**EXERCISE OBJECTIVE**
With the string "guhi" as the filter, copy each matching line from the records.

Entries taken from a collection
Segment Open

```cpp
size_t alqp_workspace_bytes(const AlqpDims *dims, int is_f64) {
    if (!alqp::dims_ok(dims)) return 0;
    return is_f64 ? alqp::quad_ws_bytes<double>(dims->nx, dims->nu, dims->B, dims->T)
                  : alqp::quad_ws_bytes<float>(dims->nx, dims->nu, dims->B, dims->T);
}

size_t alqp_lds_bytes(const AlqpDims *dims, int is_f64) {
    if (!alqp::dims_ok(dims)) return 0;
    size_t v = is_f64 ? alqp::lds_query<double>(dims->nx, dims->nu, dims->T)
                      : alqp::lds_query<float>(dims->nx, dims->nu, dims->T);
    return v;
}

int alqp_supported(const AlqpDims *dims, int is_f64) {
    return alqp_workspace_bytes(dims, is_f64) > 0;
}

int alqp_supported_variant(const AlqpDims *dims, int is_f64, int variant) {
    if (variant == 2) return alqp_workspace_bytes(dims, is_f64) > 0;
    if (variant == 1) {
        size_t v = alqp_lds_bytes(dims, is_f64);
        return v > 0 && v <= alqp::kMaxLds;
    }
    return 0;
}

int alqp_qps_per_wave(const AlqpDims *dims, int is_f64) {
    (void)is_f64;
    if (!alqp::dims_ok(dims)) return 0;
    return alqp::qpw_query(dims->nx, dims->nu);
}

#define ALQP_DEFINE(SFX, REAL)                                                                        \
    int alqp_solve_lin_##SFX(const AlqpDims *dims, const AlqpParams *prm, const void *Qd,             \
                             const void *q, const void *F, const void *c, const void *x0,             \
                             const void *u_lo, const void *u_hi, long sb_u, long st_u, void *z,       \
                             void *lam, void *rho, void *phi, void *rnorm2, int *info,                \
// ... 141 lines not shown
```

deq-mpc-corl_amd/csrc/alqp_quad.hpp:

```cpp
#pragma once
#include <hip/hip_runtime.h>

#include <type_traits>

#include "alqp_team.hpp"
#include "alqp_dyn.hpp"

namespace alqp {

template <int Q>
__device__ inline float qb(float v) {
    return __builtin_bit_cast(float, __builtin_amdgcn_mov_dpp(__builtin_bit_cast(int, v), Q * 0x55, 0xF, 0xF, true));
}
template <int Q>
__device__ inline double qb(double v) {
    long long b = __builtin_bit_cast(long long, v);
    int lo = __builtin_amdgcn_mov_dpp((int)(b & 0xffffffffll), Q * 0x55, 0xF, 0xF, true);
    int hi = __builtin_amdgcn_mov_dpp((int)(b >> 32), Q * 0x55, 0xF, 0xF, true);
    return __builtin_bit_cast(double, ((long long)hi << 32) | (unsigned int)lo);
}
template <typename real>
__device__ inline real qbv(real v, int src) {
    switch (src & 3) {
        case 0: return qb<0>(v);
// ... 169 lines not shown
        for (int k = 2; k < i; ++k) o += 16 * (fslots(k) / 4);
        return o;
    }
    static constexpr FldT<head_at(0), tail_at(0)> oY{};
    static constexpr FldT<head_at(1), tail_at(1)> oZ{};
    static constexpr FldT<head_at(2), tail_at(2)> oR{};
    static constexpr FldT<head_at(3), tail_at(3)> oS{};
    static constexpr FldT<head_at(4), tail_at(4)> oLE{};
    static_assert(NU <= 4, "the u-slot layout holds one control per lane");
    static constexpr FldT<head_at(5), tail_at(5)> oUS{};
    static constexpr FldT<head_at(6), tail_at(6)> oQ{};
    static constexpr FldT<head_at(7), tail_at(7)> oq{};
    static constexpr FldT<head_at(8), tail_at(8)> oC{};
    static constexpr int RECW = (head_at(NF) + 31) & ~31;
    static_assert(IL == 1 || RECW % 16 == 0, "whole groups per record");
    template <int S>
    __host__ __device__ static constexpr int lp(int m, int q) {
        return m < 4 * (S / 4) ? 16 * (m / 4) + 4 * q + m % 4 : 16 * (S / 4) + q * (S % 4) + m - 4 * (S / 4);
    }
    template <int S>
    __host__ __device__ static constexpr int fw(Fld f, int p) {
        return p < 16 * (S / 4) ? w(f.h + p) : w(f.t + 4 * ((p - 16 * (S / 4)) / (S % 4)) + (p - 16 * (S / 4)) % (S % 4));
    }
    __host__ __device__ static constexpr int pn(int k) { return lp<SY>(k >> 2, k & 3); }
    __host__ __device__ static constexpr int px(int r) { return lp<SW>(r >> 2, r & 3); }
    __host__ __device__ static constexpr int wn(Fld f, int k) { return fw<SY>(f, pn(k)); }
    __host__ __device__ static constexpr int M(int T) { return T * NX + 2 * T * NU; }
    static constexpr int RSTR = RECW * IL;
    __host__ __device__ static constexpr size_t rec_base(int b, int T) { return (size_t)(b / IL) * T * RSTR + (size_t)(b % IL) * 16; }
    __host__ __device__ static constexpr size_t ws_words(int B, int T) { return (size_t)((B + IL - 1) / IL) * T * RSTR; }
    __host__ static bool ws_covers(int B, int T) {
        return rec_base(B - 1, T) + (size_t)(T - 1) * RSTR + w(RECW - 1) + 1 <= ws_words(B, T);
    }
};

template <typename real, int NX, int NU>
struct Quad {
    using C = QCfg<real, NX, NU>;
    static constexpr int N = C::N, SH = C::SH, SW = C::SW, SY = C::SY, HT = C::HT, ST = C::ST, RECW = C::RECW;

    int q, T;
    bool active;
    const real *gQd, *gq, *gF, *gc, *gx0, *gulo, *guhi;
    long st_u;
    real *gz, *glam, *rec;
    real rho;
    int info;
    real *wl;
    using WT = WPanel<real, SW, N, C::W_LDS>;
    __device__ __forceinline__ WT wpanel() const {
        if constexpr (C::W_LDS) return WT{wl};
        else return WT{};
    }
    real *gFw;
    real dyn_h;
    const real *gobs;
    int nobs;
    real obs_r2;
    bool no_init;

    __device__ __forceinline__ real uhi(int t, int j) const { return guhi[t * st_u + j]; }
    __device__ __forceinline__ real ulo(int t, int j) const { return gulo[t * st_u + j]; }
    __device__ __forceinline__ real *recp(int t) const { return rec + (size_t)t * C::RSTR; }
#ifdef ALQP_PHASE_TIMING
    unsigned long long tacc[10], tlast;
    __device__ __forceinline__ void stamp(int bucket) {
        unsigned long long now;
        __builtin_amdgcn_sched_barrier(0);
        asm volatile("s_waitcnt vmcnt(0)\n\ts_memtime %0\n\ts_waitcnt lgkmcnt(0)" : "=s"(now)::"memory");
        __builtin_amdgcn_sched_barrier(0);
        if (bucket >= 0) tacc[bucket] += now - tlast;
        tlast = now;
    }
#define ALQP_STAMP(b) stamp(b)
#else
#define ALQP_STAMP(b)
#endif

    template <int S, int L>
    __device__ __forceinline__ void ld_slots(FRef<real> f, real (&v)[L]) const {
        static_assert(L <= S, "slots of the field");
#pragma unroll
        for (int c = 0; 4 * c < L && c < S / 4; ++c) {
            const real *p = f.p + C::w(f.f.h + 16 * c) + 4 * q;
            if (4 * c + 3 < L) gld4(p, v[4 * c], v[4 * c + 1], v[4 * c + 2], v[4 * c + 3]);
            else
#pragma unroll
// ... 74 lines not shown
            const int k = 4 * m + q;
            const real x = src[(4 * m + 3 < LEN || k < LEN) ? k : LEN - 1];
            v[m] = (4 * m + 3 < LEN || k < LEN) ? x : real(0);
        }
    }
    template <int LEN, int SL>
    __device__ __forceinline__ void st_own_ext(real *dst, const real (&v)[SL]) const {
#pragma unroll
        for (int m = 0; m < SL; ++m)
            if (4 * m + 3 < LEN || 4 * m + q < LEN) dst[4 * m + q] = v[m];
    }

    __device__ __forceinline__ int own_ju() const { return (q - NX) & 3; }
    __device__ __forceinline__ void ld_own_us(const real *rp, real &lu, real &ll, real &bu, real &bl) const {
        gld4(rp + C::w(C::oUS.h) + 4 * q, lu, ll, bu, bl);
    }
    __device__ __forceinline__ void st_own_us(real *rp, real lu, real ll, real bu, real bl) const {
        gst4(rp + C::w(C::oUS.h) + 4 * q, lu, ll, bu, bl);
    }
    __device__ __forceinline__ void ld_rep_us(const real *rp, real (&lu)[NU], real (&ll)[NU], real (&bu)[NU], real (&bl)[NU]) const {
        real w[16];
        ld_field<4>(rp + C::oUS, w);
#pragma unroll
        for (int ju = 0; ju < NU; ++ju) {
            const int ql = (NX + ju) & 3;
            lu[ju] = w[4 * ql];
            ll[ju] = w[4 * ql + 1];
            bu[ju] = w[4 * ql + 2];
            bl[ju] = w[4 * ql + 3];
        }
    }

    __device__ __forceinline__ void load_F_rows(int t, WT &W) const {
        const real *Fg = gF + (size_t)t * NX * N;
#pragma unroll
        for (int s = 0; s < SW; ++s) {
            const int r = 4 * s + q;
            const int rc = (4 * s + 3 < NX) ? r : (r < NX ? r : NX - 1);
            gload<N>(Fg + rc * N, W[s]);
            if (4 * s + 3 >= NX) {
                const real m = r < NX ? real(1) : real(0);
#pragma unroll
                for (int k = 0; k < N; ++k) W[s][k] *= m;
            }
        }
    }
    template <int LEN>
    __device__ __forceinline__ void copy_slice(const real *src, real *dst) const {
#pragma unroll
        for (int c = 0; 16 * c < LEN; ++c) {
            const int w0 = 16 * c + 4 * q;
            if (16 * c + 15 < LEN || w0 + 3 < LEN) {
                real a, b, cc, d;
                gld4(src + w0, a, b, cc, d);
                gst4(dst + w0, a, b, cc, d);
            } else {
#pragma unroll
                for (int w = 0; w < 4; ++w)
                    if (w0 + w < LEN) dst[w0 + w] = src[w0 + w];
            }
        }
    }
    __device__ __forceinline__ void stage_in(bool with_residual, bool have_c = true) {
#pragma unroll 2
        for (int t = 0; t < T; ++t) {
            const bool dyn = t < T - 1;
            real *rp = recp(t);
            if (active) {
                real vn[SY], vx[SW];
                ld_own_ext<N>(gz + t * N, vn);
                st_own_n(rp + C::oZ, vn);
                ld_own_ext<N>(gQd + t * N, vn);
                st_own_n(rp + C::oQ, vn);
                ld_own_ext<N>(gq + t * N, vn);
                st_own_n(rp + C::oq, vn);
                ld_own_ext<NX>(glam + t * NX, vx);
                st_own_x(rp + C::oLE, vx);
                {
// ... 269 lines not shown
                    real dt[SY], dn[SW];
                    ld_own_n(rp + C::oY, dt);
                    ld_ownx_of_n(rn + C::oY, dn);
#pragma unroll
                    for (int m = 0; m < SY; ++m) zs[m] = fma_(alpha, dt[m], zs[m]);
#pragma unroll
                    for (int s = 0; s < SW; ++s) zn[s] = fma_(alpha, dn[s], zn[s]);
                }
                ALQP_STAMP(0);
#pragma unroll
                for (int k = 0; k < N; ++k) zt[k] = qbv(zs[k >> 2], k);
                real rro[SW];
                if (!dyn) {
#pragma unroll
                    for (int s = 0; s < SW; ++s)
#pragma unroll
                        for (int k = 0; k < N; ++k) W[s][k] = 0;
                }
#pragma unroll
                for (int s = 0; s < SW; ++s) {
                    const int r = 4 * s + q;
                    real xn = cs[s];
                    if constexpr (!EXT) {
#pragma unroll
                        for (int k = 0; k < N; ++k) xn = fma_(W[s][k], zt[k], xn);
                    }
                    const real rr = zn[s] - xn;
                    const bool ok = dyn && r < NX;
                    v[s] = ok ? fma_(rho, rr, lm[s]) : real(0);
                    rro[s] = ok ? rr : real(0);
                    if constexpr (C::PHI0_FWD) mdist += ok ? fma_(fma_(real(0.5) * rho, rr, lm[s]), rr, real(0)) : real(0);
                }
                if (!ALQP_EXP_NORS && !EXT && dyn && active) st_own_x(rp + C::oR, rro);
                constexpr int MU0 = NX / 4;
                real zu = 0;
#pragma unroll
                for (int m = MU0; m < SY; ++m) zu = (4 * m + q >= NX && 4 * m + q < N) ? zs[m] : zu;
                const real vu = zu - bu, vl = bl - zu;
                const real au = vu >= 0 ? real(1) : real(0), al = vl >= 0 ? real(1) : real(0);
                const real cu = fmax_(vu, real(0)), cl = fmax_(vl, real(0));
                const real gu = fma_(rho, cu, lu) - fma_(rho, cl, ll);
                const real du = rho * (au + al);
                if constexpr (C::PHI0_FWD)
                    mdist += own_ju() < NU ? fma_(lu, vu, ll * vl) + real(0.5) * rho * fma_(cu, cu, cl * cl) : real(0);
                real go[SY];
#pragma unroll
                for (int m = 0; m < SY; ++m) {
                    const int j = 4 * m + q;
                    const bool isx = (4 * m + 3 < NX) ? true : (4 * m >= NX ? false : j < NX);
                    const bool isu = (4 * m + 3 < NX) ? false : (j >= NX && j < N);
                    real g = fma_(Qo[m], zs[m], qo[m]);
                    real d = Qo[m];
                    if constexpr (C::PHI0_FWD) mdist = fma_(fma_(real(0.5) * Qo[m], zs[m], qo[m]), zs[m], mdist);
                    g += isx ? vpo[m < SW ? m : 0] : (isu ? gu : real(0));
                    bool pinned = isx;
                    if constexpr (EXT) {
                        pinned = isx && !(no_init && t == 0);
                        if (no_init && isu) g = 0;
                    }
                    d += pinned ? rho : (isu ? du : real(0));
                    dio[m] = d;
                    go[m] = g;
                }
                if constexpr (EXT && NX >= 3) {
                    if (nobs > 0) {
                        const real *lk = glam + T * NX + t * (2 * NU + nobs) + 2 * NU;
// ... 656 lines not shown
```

Segment Closed

**WRITTEN SOLUTION**
    const real *gQd, *gq, *gF, *gc, *gx0, *gulo, *guhi;
    __device__ __forceinline__ real uhi(int t, int j) const { return guhi[t * st_u + j]; }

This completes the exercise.